Steward / Hyder - Kitwanga

karte-11tag

Datum: 04. September 2002, Mittwoch
Fahrstrecke: 237 Kilometer
Campingplatz: Cassiar RV Park Campground
Bewertung: XXXXXX


Einfacher Platz, eng, Duschen, Waschmaschinen, saubere Anlage, je nach Platz kein Feuer möglich, Strom, Wasser, Abwasser. 20 Dollar


Bericht:

Nach einer eisigkalten Nacht in Stewart, etwa 2 Grad, begrüsste uns der Tag mit schönstem Sonnenschein. Heute wollten wir nochmals zum Fishcreek.
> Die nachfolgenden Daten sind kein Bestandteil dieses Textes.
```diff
@@ -334,6 +335,16 @@
         if self._ws is None or self._ws.numel() * 4 < need:
             self._ws = torch.empty(((need + 3) // 4,), dtype=torch.float32, device=self.device)
         return self._ws
+
+    def _note_exits(self, ws: torch.Tensor, B: int, lq: int, cap: int):
+        off = int(_lib.lib().cbv2_f32_band_exits_offset(self._h, B, lq, cap))
+        self._exits_view = ws[off // 4:off // 4 + B].view(torch.int32)
+
+    @property
+    def last_band_exits(self) -> torch.Tensor:
+        if self._exits_view is None:
+            raise RuntimeError("no faithful search has run on this index")
+        return self._exits_view.clone()
 
     @classmethod
     def mxfp8(cls, tokens: torch.Tensor, doclens: torch.Tensor, id_base: int = 0) -> "ColbertIndex":
@@ -676,6 +687,7 @@
                                               ws.numel() * 4, out_s.data_ptr(), out_i.data_ptr(),
                                               status.data_ptr(), _stream_ptr(self.device)))
         self.last_band = status
+        self._note_exits(ws, B, lq, cap)
         return out_s, out_i
 
     def _search_f32_global(self, Qd: torch.Tensor, B: int, lq: int, k: int, lb_reduce, cap: int = BAND_CAP):
@@ -696,6 +708,7 @@
                                             lb.data_ptr(), out_s.data_ptr(), out_i.data_ptr(), status.data_ptr(),
                                             _stream_ptr(self.device)))
         self.last_band = status
+        self._note_exits(ws, B, lq, cap)
         return out_s, out_i
 
     def rerank(self, Q: torch.Tensor, cand: torch.Tensor, k: int):
diff --git a/include/colbert_mi355x.h b/include/colbert_mi355x.h
--- a/include/colbert_mi355x.h
+++ b/include/colbert_mi355x.h
@@ -57,6 +57,7 @@
 #define CBV2_OPT_FILTER_PATH 14
 #define CBV2_OPT_FILTER_BATCH_CHUNK_DOCS 15
 #define CBV2_OPT_FILTER_BAND 16
+#define CBV2_OPT_BAND_EARLY_EXIT 17
 int cbv2_index_set_option(cbv2_index* index, int32_t option, int64_t value);
 int cbv2_index_last_scan_plan(const cbv2_index* index, int64_t* out4);
 int64_t cbv2_search_fused_slots(const cbv2_index* index, int32_t B, int32_t k, int32_t scorer);
@@ -126,6 +127,7 @@
                    float* bounds, void* stream);
 int cbv2_index_attach_residual(cbv2_index* index, const void* lo, float resid_max, float norm_max);
 size_t cbv2_f32_workspace_bytes(const cbv2_index* index, int32_t op, int32_t B, int32_t lq, int32_t cap);
+size_t cbv2_f32_band_exits_offset(const cbv2_index* index, int32_t B, int32_t lq, int32_t cap);
 int cbv2_score_f32(cbv2_index* index, const float* Q, int32_t B, int32_t lq, void* workspace,
                    size_t workspace_bytes, float* out, int64_t ld_out, void* stream);
 int cbv2_search_f32(cbv2_index* index, const float* Q, int32_t B, int32_t lq, int32_t k, int32_t cap,
```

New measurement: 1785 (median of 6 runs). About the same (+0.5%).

DSCF1471 DSCF1467 DSCF1468 Wiederum fuhren wir nach Hyder und nahmen die 8 Kilometer lange Schotterpiste zum Fishcreek unter die Räder. Als wir um 10 Uhr am Parkplatz ankamen hatte es schon etliche Touristen. Sie berichteten uns dass heute noch nicht viel los gewesen sei. Die Rangers führen ein sogenanntes Logbuch. Hier steht geschrieben, wann ein Bär gesichtet worden ist und was es für einer war. Die Rangers kennen hier die meisten Bären, da fast alle am Ohr markiert sind. So können sie immer wieder zurückverfolgen wie oft sie den Fishcreek besuchen. Heute zum Beispiel, war einer um 6.34 Uhr da. Auch wird Buch geführt, wieviele Touristen sich pro Stunde auf der Plattform aufhalten.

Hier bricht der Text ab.